For the data below, give again exactly the lines from the one containing "d_mfma_row<double>(int lane, int" through the one containing "Q4<T> kA[2][4], kB[2][4];", both ends included, and no others.
[Excerpted records — start]
template <typename T> struct DAcc { typedef T type __attribute__((ext_vector_type(4))); };
__device__ __forceinline__ typename DAcc<float>::type d_mfma(float a, float b, typename DAcc<float>::type c) {
  return __builtin_amdgcn_mfma_f32_16x16x4f32(a, b, c, 0, 0, 0);
}
__device__ __forceinline__ typename DAcc<double>::type d_mfma(double a, double b, typename DAcc<double>::type c) {
  return __builtin_amdgcn_mfma_f64_16x16x4f64(a, b, c, 0, 0, 0);
}
template <typename T> __device__ __forceinline__ int d_mfma_row(int lane, int reg);
template <> __device__ __forceinline__ int d_mfma_row<float>(int lane, int reg) { return (lane >> 4) * 4 + reg; }
template <> __device__ __forceinline__ int d_mfma_row<double>(int lane, int reg) { return (lane >> 4) + 4 * reg; }

__device__ __forceinline__ void wave_lds_fence() {
  __builtin_amdgcn_fence(__ATOMIC_RELEASE, "workgroup");
  __builtin_amdgcn_wave_barrier();
  __builtin_amdgcn_fence(__ATOMIC_ACQUIRE, "workgroup");
}

template <typename T>
struct DRFuse {
  const int* ref_pairs;
  int np_max;
  const T* pair_T;
  const T* pair_aff;
  const T* vals;
  const T* img_base;
  const long* tgt_img;
  T* r_out;
  uint8_t* valid_out;
  uint32_t* rhists;
  int H, W, anorm_f32;
};

template <typename T, bool FUSE>
__global__ __launch_bounds__(256) void dense_ref_mfma_kernel(
    const T* __restrict__ Kt, long kt_slot_stride, const int* __restrict__ pixidx, const T* __restrict__ logzm,
    const T* __restrict__ Twc, const T* __restrict__ Kmat, const T* __restrict__ dlogzm_dTwc, int n, int m,
    int Wimg, T* __restrict__ Pwn, T* __restrict__ dPwn_dTwc, T* __restrict__ uvec, T* __restrict__ zbuf,
    T* __restrict__ logzn_out, uint32_t* __restrict__ hists, const int* __restrict__ pixcoord, int compact, DRFuse<T> fz) {
  using KeyT = typename KeyOf<T>::type;
  using acc_t = typename DAcc<T>::type;
  __shared__ uint32_t lh[SEL_BINS];
  __shared__ uint32_t lh2[FUSE ? SEL_BINS : 1];
  __shared__ T sD[4][64 * 9];
  if constexpr (FUSE) {
    for (int k = threadIdx.x; k < SEL_BINS; k += 256) lh2[k] = 0;
  }
  const int b = blockIdx.y, tid = threadIdx.x, lane = tid & 63, wv = tid >> 6, c = lane & 15, q = lane >> 4;
  for (int k = tid; k < SEL_BINS; k += 256) lh[k] = 0;
  T bop[16];
#pragma unroll
  for (int se = 0; se < 16; ++se) {
    const int k = 16 * (se >> 2) + 4 * q + (se & 3);
    T v = T(0);
    if (k < m) {
      if (c == 0) v = logzm[(long)b * m + k];
      else if (c < 7) v = dlogzm_dTwc[((long)b * m + k) * 6 + (c - 1)];
    }
    bop[se] = v;
  }
  T Tm[12];
#pragma unroll
  for (int k = 0; k < 12; ++k) Tm[k] = Twc[16 * (long)b + k];
  const T fx = Kmat[0], fy = Kmat[4], cx = Kmat[2], cy = Kmat[5];
  __syncthreads();
  T* myD = sD[wv];
  const int tiles = (n + 63) >> 6;
  Q4<T> kA[2][4], kB[2][4];
  auto load_half = [&](Q4<T> (&dst)[2][4], int tile_, int half) {
#pragma unroll
    for (int h2 = 0; h2 < 2; ++h2) {
      const int ii = min((tile_ << 6) + 16 * (2 * half + h2) + c, n - 1);
      const int rw = pixidx ? pixidx[(long)b * n + ii] : ii;
      const T* Kr = Kt + (long)b * kt_slot_stride + (long)rw * m;
#pragma unroll
      for (int s = 0; s < 4; ++s) {
        const int kk = min(16 * s + 4 * q, m - 4);
        dst[h2][s] = ld4(Kr + kk);
      }
    }
  };
  auto mma_half = [&](const Q4<T> (&src)[2][4], int half) {
#pragma unroll
    for (int h2 = 0; h2 < 2; ++h2) {
      acc_t acc = {T(0), T(0), T(0), T(0)};
#pragma unroll
      for (int s = 0; s < 4; ++s) {
        acc = d_mfma(src[h2][s].x, bop[4 * s + 0], acc);
        acc = d_mfma(src[h2][s].y, bop[4 * s + 1], acc);
        acc = d_mfma(src[h2][s].z, bop[4 * s + 2], acc);
        acc = d_mfma(src[h2][s].w, bop[4 * s + 3], acc);
      }
      if (c < 8) {
#pragma unroll
        for (int r = 0; r < 4; ++r) myD[(16 * (2 * half + h2) + d_mfma_row<T>(lane, r)) * 9 + c] = acc[r];
      }
    }
  };
  const int tstride = gridDim.x * 4;
  int tile = blockIdx.x * 4 + wv;
  if (tile < tiles) load_half(kA, tile, 0);
  for (; tile < tiles; tile += tstride) {
    const int px0 = tile << 6;
    load_half(kB, tile, 1);
    mma_half(kA, 0);
    if (tile + tstride < tiles) load_half(kA, tile + tstride, 0);
    mma_half(kB, 1);
    wave_lds_fence();
    T a7[7];
#pragma unroll
    for (int a = 0; a < 7; ++a) a7[a] = myD[lane * 9 + a];
    wave_lds_fence();
    const int i0 = px0 + lane;
    const bool inr = i0 < n;
    const int i = inr ? i0 : n - 1;
    const int row = pixidx ? pixidx[(long)b * n + i] : i;
    const T logz = a7[0];
    const T z = exp(logz);
    const int crow = pixcoord ? pixcoord[(long)b * n + i] : row;
    T rx, ry;
    {
#pragma clang fp contract(off)
      rx = (T(crow % Wimg) - cx) / fx;
      ry = (T(crow / Wimg) - cy) / fy;
    }
    const T Xc = z * rx, Yc = z * ry, Zc = z;
    T Xw, Yw, Zw;
    rigid_apply(Tm, Xc, Yc, Zc, Xw, Yw, Zw);
    const T u0 = Tm[0] * Xc + Tm[1] * Yc + Tm[2] * Zc;
    const T u1 = Tm[4] * Xc + Tm[5] * Yc + Tm[6] * Zc;
    const T u2 = Tm[8] * Xc + Tm[9] * Yc + Tm[10] * Zc;
    if (inr && Pwn && compact) {
      const long base3 = (long)b * 3 * n + i, base6 = (long)b * 6 * n + i;
      Pwn[base3] = Xw; Pwn[base3 + n] = Yw; Pwn[base3 + 2 * (long)n] = Zw;
#pragma unroll
      for (int k = 0; k < 6; ++k) dPwn_dTwc[base6 + (long)k * n] = a7[1 + k];
    } else if (inr && Pwn) {
      const long base3 = (long)b * 3 * n + i, base18 = (long)b * 18 * n + i;
      Pwn[base3] = Xw; Pwn[base3 + n] = Yw; Pwn[base3 + 2 * (long)n] = Zw;
      uvec[base3] = u0; uvec[base3 + n] = u1; uvec[base3 + 2 * (long)n] = u2;
      const T uu[3] = {u0, u1, u2};
#pragma unroll
      for (int r = 0; r < 3; ++r) {
        const T r0 = Tm[r * 4 + 0], r1 = Tm[r * 4 + 1], r2 = Tm[r * 4 + 2];
        const T s0 = -(r1 * Zc - r2 * Yc), s1 = -(r2 * Xc - r0 * Zc), s2 = -(r0 * Yc - r1 * Xc);
        dPwn_dTwc[base18 + (long)(r * 6 + 0) * n] = s0 + uu[r] * a7[1];
        dPwn_dTwc[base18 + (long)(r * 6 + 1) * n] = s1 + uu[r] * a7[2];
        dPwn_dTwc[base18 + (long)(r * 6 + 2) * n] = s2 + uu[r] * a7[3];
        dPwn_dTwc[base18 + (long)(r * 6 + 3) * n] = r0 + uu[r] * a7[4];
        dPwn_dTwc[base18 + (long)(r * 6 + 4) * n] = r1 + uu[r] * a7[5];
        dPwn_dTwc[base18 + (long)(r * 6 + 5) * n] = r2 + uu[r] * a7[6];
      }
    }
    if (inr) {
      zbuf[(long)b * n + i] = Zc;
      if (logzn_out) logzn_out[(long)b * n + i] = logz;
    }
    sel_lds_add(lh, sel_digit<KeyT>(abs_key(Zc), 0), inr);
    if constexpr (FUSE) {
      const T vr = fz.vals[(long)b * n + i];
      const T ax = fz.anorm_f32 ? (T)(1.0f / (float)fz.W) : T(1) / T(fz.W), ay = fz.anorm_f32 ? (T)(1.0f / (float)fz.H) : T(1) / T(fz.H);
      for (int q = 0; q < fz.np_max; ++q) {
        const int p = fz.ref_pairs[(long)b * fz.np_max + q];
        if (p < 0) break;
        const T* M = fz.pair_T + 12 * (long)p;
        const T scale = fz.pair_aff[2 * p], bias = fz.pair_aff[2 * p + 1];
        const T* img = fz.img_base + fz.tgt_img[p];
        T X, Y, Z;
        rigid_apply(M, Xw, Yw, Zw, X, Y, Z);
        const T pu = project1(fx, X, Z, cx);
        const T pv = project1(fy, Y, Z, cy);
        const bool ok = in_image(pu, pv, fz.H, fz.W) && (Z > T(0));
        Taps<T> t = make_taps(grid_position(pu, fz.W, ax), grid_position(pv, fz.H, ay), fz.H, fz.W);
        const T It = tap_sum(img, t);
        const T r = It - scale * vr + bias;
        if (inr) {
          const long oi = (long)p * n + i;
          fz.r_out[oi] = r;
          fz.valid_out[oi] = ok ? 1 : 0;
        }
        sel_lds_add(lh2, sel_digit<KeyT>(abs_key(r), 0), inr && ok);
      }
    }
  }
  __syncthreads();
  if (hists) sel_flush(lh, hists + (long)b * 6 * SEL_BINS);
  if constexpr (FUSE) sel_flush(lh2, fz.rhists);
}

template <typename T>
__global__ void copy_elems_kernel(const T* __restrict__ src, T* __restrict__ dst, int n) {
  const int i = blockIdx.x * blockDim.x + threadIdx.x;
  if (i < n) dst[i] = src[i];
}

template <typename T>
__global__ __launch_bounds__(256) void depth_band_kernel(
    const T* __restrict__ Kt, long kt_slot_stride, const T* __restrict__ logzm, const T* __restrict__ logzm_prev, int rows, int m,
    T* __restrict__ lref, T* __restrict__ err, T* __restrict__ l1, float* __restrict__ l1max, const T* __restrict__ med_prev3,
    T* __restrict__ zbuf, uint32_t* __restrict__ hists, unsigned* __restrict__ ncand, int init) {
  using KeyT = typename KeyOf<T>::type;
  __shared__ uint32_t lh[SEL_BINS];
  __shared__ T coef[64];
  __shared__ T sdelta, sabs;
  const int b = blockIdx.y;
  for (int k = threadIdx.x; k < SEL_BINS; k += 256) lh[k] = 0;
  if (threadIdx.x < 64) {
    const int k = threadIdx.x;
    const T cur = (k < m) ? logzm[(long)b * m + k] : T(0);
    const T prv = (k < m && !init) ? logzm_prev[(long)b * m + k] : cur;
    coef[k] = cur;
    T d = fabs(cur - prv), a = fabs(cur);
#pragma unroll
    for (int off = 32; off > 0; off >>= 1) { d = fmax(d, __shfl_xor(d, off, 64)); a = fmax(a, __shfl_xor(a, off, 64)); }
    if (k == 0) { sdelta = d; sabs = a; }
  }
  __syncthreads();
  const T eps = (sizeof(T) == 4) ? T(4e-6) : T(4e-15);
  const T delta = sdelta * (T(1) + T(64) * eps) + (sdelta > T(0) ? eps : T(0));
  const T mp = init ? T(0) : log(med_prev3[3 * b]);
  const T band = init ? T(0) : (T)l1max[b] * delta + eps * (fabs(mp) + T(1));
  const T inf = (T)__builtin_inff();
  const int stride = gridDim.x * 256;
  unsigned mycand = 0;
  float myl1max = 0.f;
  for (int i0 = blockIdx.x * 256 + threadIdx.x; i0 - (int)threadIdx.x < rows; i0 += stride) {
    const bool inr = i0 < rows;
    const int i = inr ? i0 : rows - 1;
    const long si = (long)b * rows + i;
    bool cand = init != 0;
    T e = T(0), lr = T(0), rl1 = T(0);
    if (!init) {
      rl1 = l1[si];
      lr = lref[si];
      e = err[si] + rl1 * delta;
      cand = !((lr + e < mp - band) || (lr - e > mp + band));
    }
    T z;
    if (cand) {
      const T* Kr = Kt + (long)b * kt_slot_stride + (long)i * m;
      T acc = T(0), s1 = T(0);
// ... 185 lines not shown
  using acc_t = typename KAcc<T>::type;
  __shared__ T sK[64 * 65];
  __shared__ T sx[64 * 2];
  __shared__ T sE[64 * 4];
  const int b = blockIdx.y;
  for (int k = threadIdx.x; k < 64 * 64; k += 256) {
    const int r = k >> 6, c = k & 63;
    sK[r * 65 + c] = (r < m && c < m) ? Kinv[(long)b * m * m + (long)r * m + c] : T(0);
  }
  for (int k = threadIdx.x; k < 64 * 2; k += 256) sx[k] = (k < m * 2) ? xm[(long)b * m * 2 + k] : T(0);
  for (int k = threadIdx.x; k < 64 * 4; k += 256) sE[k] = (k < m * 4) ? Em[(long)b * m * 4 + k] : ((k & 3) == 0 || (k & 3) == 3 ? T(1) : T(0));
  __syncthreads();
  const long np = (long)Hp * Wp;
  const T ar = T(1) / T(Hc), ac = T(1) / T(Wc);
  const int lane = threadIdx.x & 63, wv = threadIdx.x >> 6, px = lane & 15, kq = lane >> 4;
  const long groups = (np + 15) / 16;
  for (long grp = (long)blockIdx.x * 4 + wv; grp < groups; grp += (long)gridDim.x * 4) {
    const long p = min(grp * 16 + px, np - 1);
    const int row = (int)(p / Wp), col = (int)(p % Wp);
    T rn, cn;
    {
#pragma clang fp contract(off)
      rn = (T(2) * ar) * T(row) + ar - T(1);
      cn = (T(2) * ac) * T(col) + ac - T(1);
    }
    T En[4];
    cov_lookup(cov + (long)b * 4 * Hc * Wc, Hc, Wc, rn, cn, En);
    T a[16];
#pragma unroll
    for (int s2 = 0; s2 < 16; ++s2) {
      const int k = 4 * s2 + kq;
      const T v = kernel_py(rn, cn, En, sx[2 * k], sx[2 * k + 1], sE + 4 * k) * scale;
      a[s2] = (k < m) ? v : T(0);
    }
#pragma unroll
    for (int t = 0; t < 4; ++t) {
      if (16 * t >= m) break;
      acc_t acc = {T(0), T(0), T(0), T(0)};
#pragma unroll
      for (int s2 = 0; s2 < 16; ++s2) acc = k_mfma(a[s2], sK[(4 * s2 + kq) * 65 + 16 * t + px], acc);
      const int j = 16 * t + px;
#pragma unroll
      for (int r = 0; r < 4; ++r) {
        const long pr = grp * 16 + k_mfma_row<T>(lane, r);
        if (pr < np && j < m) {
          out[((long)b * np + pr) * m + j] = acc[r];
          if (out32) out32[((long)b * np + pr) * m + j] = (float)acc[r];
        }
      }
    }
  }
}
[Excerpted records — finish]
:: Solution to the problem ::
template <> __device__ __forceinline__ int d_mfma_row<double>(int lane, int reg) { return (lane >> 4) + 4 * reg; }

__device__ __forceinline__ void wave_lds_fence() {
  __builtin_amdgcn_fence(__ATOMIC_RELEASE, "workgroup");
  __builtin_amdgcn_wave_barrier();
  __builtin_amdgcn_fence(__ATOMIC_ACQUIRE, "workgroup");
}

template <typename T>
struct DRFuse {
  const int* ref_pairs;
  int np_max;
  const T* pair_T;
  const T* pair_aff;
  const T* vals;
  const T* img_base;
  const long* tgt_img;
  T* r_out;
  uint8_t* valid_out;
  uint32_t* rhists;
  int H, W, anorm_f32;
};

template <typename T, bool FUSE>
__global__ __launch_bounds__(256) void dense_ref_mfma_kernel(
    const T* __restrict__ Kt, long kt_slot_stride, const int* __restrict__ pixidx, const T* __restrict__ logzm,
    const T* __restrict__ Twc, const T* __restrict__ Kmat, const T* __restrict__ dlogzm_dTwc, int n, int m,
    int Wimg, T* __restrict__ Pwn, T* __restrict__ dPwn_dTwc, T* __restrict__ uvec, T* __restrict__ zbuf,
    T* __restrict__ logzn_out, uint32_t* __restrict__ hists, const int* __restrict__ pixcoord, int compact, DRFuse<T> fz) {
  using KeyT = typename KeyOf<T>::type;
  using acc_t = typename DAcc<T>::type;
  __shared__ uint32_t lh[SEL_BINS];
  __shared__ uint32_t lh2[FUSE ? SEL_BINS : 1];
  __shared__ T sD[4][64 * 9];
  if constexpr (FUSE) {
    for (int k = threadIdx.x; k < SEL_BINS; k += 256) lh2[k] = 0;
  }
  const int b = blockIdx.y, tid = threadIdx.x, lane = tid & 63, wv = tid >> 6, c = lane & 15, q = lane >> 4;
  for (int k = tid; k < SEL_BINS; k += 256) lh[k] = 0;
  T bop[16];
#pragma unroll
  for (int se = 0; se < 16; ++se) {
    const int k = 16 * (se >> 2) + 4 * q + (se & 3);
    T v = T(0);
    if (k < m) {
      if (c == 0) v = logzm[(long)b * m + k];
      else if (c < 7) v = dlogzm_dTwc[((long)b * m + k) * 6 + (c - 1)];
    }
    bop[se] = v;
  }
  T Tm[12];
#pragma unroll
  for (int k = 0; k < 12; ++k) Tm[k] = Twc[16 * (long)b + k];
  const T fx = Kmat[0], fy = Kmat[4], cx = Kmat[2], cy = Kmat[5];
  __syncthreads();
  T* myD = sD[wv];
  const int tiles = (n + 63) >> 6;
  Q4<T> kA[2][4], kB[2][4];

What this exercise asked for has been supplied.